◆ WHAT THE EXERCISE ASKS
Return each line of the data below unchanged, please.

◆ RECORDS FOR THIS EXERCISE
————

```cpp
typedef struct rua_conv_seg {
  const void* x;
  const void* w;
// ... 91 lines not shown
  const int32_t* overwrite_dev;
} rua_wgrad_desc;
typedef struct rua_wgrad_pending {
  int32_t kind;
  int32_t parts;
  int64_t n;
  const float* partials;
  float* dw;
  int32_t CC;
  int32_t blocks;
  int32_t block_begin, pad;
  const int32_t* overwrite_dev;
} rua_wgrad_pending;
int rua_wgrad_plan(const rua_wgrad_desc* d, rua_wgrad_pending* out);
int rua_wgrad_reduce_batch(const rua_wgrad_pending* items_dev, int n_items, int total_blocks, void* stream);
int rua_conv_wgrad(const rua_wgrad_desc* d, void* stream);
int rua_conv_wgrad_group(const rua_wgrad_desc* d, int n, void* stream);
int rua_wgrad_group_last_grids(void);
int rua_wgrad_group_plan(const rua_wgrad_desc* d, int n, rua_wgrad_pending* out);
int64_t rua_wgrad_workspace_bytes(const rua_wgrad_desc* d);
int rua_wgrad_kind(const rua_wgrad_desc* d);
int rua_wgrad_img_kind(const rua_wgrad_desc* d);

typedef struct rua_wprep_item { int64_t src_off, dst_off; int32_t taps, Cout, C, pad; } rua_wprep_item;
int rua_weight_prep(const float* master, void* w_fwd, void* w_dgrad, const rua_wprep_item* items_dev,
                    int n_items, int max_elems, int dtype, void* stream);
int rua_weight_prep_dgrad(const void* w_fwd, void* w_dgrad, const rua_wprep_item* items_dev, int n_items, int max_elems, const int32_t* blockmap_dev,
                          int n_blocks, int dtype, void* stream);
int rua_wprep_blocks(int taps, int Cout, int C);

// ... 152 lines not shown
int64_t rua_lovasz_workspace_bytes(int64_t M, int C);
int rua_lovasz_grad(const float* p, const float* y, const uint8_t* void_mask, int64_t M, int C, int all_classes, float loss_weight,
                    void* workspace, int64_t workspace_bytes, double* loss_out, float* dp, uint32_t* order_out,
                    rua_lovasz_result* result_dev, void* stream);
int rua_lovasz_dz(int act, const float* p, const float* dp, const float* scale_dev, int64_t M, int C, float* dz, void* stream);

int rua_lr_step(double* state, float* lr_out, int adam, double beta1, double beta2, void* stream);
int rua_adam_step(float* theta, float* g, float* m, float* v, int64_t n, float lr_t, const float* lr_t_dev, float beta1, float beta2,
                  float eps, float grad_scale, int zero_grad, void* stream);
int rua_sgd_step(float* theta, float* g, float* vel, int64_t n, float lr, const float* lr_dev, float momentum, float grad_scale,
                 int zero_grad, void* stream);
int rua_adam_step_w(float* theta, float* g, float* m, float* v, int64_t n, float lr_t, const float* lr_t_dev, float beta1, float beta2,
                    float eps, float grad_scale, int zero_grad, void* wcopy_bf16, void* stream);
int rua_sgd_step_w(float* theta, float* g, float* vel, int64_t n, float lr, const float* lr_dev, float momentum, float grad_scale,
                   int zero_grad, void* wcopy_bf16, void* stream);

#define RUA_OPT_CHUNK 8192
typedef struct rua_opt_chunk { int64_t off; int32_t len; int32_t var; } rua_opt_chunk;
typedef struct rua_opt_var { int32_t chunk_begin, chunk_end, decay, pad; } rua_opt_var;
#define RUA_CLIP_NONE 0
#define RUA_CLIP_GLOBAL_NORM 1
#define RUA_CLIP_NORM 2
#define RUA_CLIP_VALUE 3
int rua_grad_sumsq(const float* g, const rua_opt_chunk* chunks, int n_chunks, double* partials, void* stream);
int rua_clip_finish(const double* partials, int n_chunks, const rua_opt_var* vars, int n_vars, int mode, double c, double grad_scale,
                    int skip_nonfinite, double* var_sumsq, float* coef, int32_t* flag, double* report, void* stream);
int rua_adam_step_seg(float* theta, float* g, float* m, float* v, const rua_opt_chunk* chunks, int n_chunks, const rua_opt_var* vars,
                      const float* coef, const int32_t* flag, const float* lr_dev, const double* lr_state, float beta1, float beta2, float eps,
                      float grad_scale, float clipvalue, double weight_decay, int zero_grad, void* wcopy_bf16, void* stream);
int rua_sgd_step_seg(float* theta, float* g, float* vel, const rua_opt_chunk* chunks, int n_chunks, const rua_opt_var* vars,
// ... 127 lines not shown
```

### resunet_a_mltsk_keras_amd/_lib.py

```python
from __future__ import annotations

import ctypes as C
import os

HERE = os.path.dirname(os.path.abspath(__file__))
LIB_PATH = os.environ.get("RUA_LIB_PATH") or os.path.join(HERE, "librua_hip.so")

RUA_F32, RUA_BF16 = 0, 1
RUA_MAX_SEG, RUA_MAX_BRANCH, RUA_MAX_WGRAD_GROUP, RUA_MAX_WGRAD_BATCH = 6, 4, 8, 32
LOSS_TANIMOTO, LOSS_WCE, LOSS_CE_LOGITS, LOSS_BCE_LOGITS, LOSS_MSE, LOSS_FOCAL_CE, LOSS_FOCAL_BCE = 0, 1, 2, 3, 4, 5, 6
LOSS_LOVASZ, RUA_LOVASZ_MAX_C = 7, 16
ACT_NONE, ACT_SOFTMAX, ACT_SIGMOID = 0, 1, 2
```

————

◆ REPLY TO THE TASK
```cpp
typedef struct rua_conv_seg {
  const void* x;
  const void* w;
// ... 91 lines not shown
  const int32_t* overwrite_dev;
} rua_wgrad_desc;
typedef struct rua_wgrad_pending {
  int32_t kind;
  int32_t parts;
  int64_t n;
  const float* partials;
  float* dw;
  int32_t CC;
  int32_t blocks;
  int32_t block_begin, pad;
  const int32_t* overwrite_dev;
} rua_wgrad_pending;
int rua_wgrad_plan(const rua_wgrad_desc* d, rua_wgrad_pending* out);
int rua_wgrad_reduce_batch(const rua_wgrad_pending* items_dev, int n_items, int total_blocks, void* stream);
int rua_conv_wgrad(const rua_wgrad_desc* d, void* stream);
int rua_conv_wgrad_group(const rua_wgrad_desc* d, int n, void* stream);
int rua_wgrad_group_last_grids(void);
int rua_wgrad_group_plan(const rua_wgrad_desc* d, int n, rua_wgrad_pending* out);
int64_t rua_wgrad_workspace_bytes(const rua_wgrad_desc* d);
int rua_wgrad_kind(const rua_wgrad_desc* d);
int rua_wgrad_img_kind(const rua_wgrad_desc* d);

typedef struct rua_wprep_item { int64_t src_off, dst_off; int32_t taps, Cout, C, pad; } rua_wprep_item;
int rua_weight_prep(const float* master, void* w_fwd, void* w_dgrad, const rua_wprep_item* items_dev,
                    int n_items, int max_elems, int dtype, void* stream);
int rua_weight_prep_dgrad(const void* w_fwd, void* w_dgrad, const rua_wprep_item* items_dev, int n_items, int max_elems, const int32_t* blockmap_dev,
                          int n_blocks, int dtype, void* stream);
int rua_wprep_blocks(int taps, int Cout, int C);

// ... 152 lines not shown
int64_t rua_lovasz_workspace_bytes(int64_t M, int C);
int rua_lovasz_grad(const float* p, const float* y, const uint8_t* void_mask, int64_t M, int C, int all_classes, float loss_weight,
                    void* workspace, int64_t workspace_bytes, double* loss_out, float* dp, uint32_t* order_out,
                    rua_lovasz_result* result_dev, void* stream);
int rua_lovasz_dz(int act, const float* p, const float* dp, const float* scale_dev, int64_t M, int C, float* dz, void* stream);

int rua_lr_step(double* state, float* lr_out, int adam, double beta1, double beta2, void* stream);
int rua_adam_step(float* theta, float* g, float* m, float* v, int64_t n, float lr_t, const float* lr_t_dev, float beta1, float beta2,
                  float eps, float grad_scale, int zero_grad, void* stream);
int rua_sgd_step(float* theta, float* g, float* vel, int64_t n, float lr, const float* lr_dev, float momentum, float grad_scale,
                 int zero_grad, void* stream);
int rua_adam_step_w(float* theta, float* g, float* m, float* v, int64_t n, float lr_t, const float* lr_t_dev, float beta1, float beta2,
                    float eps, float grad_scale, int zero_grad, void* wcopy_bf16, void* stream);
int rua_sgd_step_w(float* theta, float* g, float* vel, int64_t n, float lr, const float* lr_dev, float momentum, float grad_scale,
                   int zero_grad, void* wcopy_bf16, void* stream);

#define RUA_OPT_CHUNK 8192
typedef struct rua_opt_chunk { int64_t off; int32_t len; int32_t var; } rua_opt_chunk;
typedef struct rua_opt_var { int32_t chunk_begin, chunk_end, decay, pad; } rua_opt_var;
#define RUA_CLIP_NONE 0
#define RUA_CLIP_GLOBAL_NORM 1
#define RUA_CLIP_NORM 2
#define RUA_CLIP_VALUE 3
int rua_grad_sumsq(const float* g, const rua_opt_chunk* chunks, int n_chunks, double* partials, void* stream);
int rua_clip_finish(const double* partials, int n_chunks, const rua_opt_var* vars, int n_vars, int mode, double c, double grad_scale,
                    int skip_nonfinite, double* var_sumsq, float* coef, int32_t* flag, double* report, void* stream);
int rua_adam_step_seg(float* theta, float* g, float* m, float* v, const rua_opt_chunk* chunks, int n_chunks, const rua_opt_var* vars,
                      const float* coef, const int32_t* flag, const float* lr_dev, const double* lr_state, float beta1, float beta2, float eps,
                      float grad_scale, float clipvalue, double weight_decay, int zero_grad, void* wcopy_bf16, void* stream);
int rua_sgd_step_seg(float* theta, float* g, float* vel, const rua_opt_chunk* chunks, int n_chunks, const rua_opt_var* vars,
// ... 127 lines not shown
```

### resunet_a_mltsk_keras_amd/_lib.py

```python
from __future__ import annotations

import ctypes as C
import os

HERE = os.path.dirname(os.path.abspath(__file__))
LIB_PATH = os.environ.get("RUA_LIB_PATH") or os.path.join(HERE, "librua_hip.so")

RUA_F32, RUA_BF16 = 0, 1
RUA_MAX_SEG, RUA_MAX_BRANCH, RUA_MAX_WGRAD_GROUP, RUA_MAX_WGRAD_BATCH = 6, 4, 8, 32
LOSS_TANIMOTO, LOSS_WCE, LOSS_CE_LOGITS, LOSS_BCE_LOGITS, LOSS_MSE, LOSS_FOCAL_CE, LOSS_FOCAL_BCE = 0, 1, 2, 3, 4, 5, 6
LOSS_LOVASZ, RUA_LOVASZ_MAX_C = 7, 16
ACT_NONE, ACT_SOFTMAX, ACT_SIGMOID = 0, 1, 2
```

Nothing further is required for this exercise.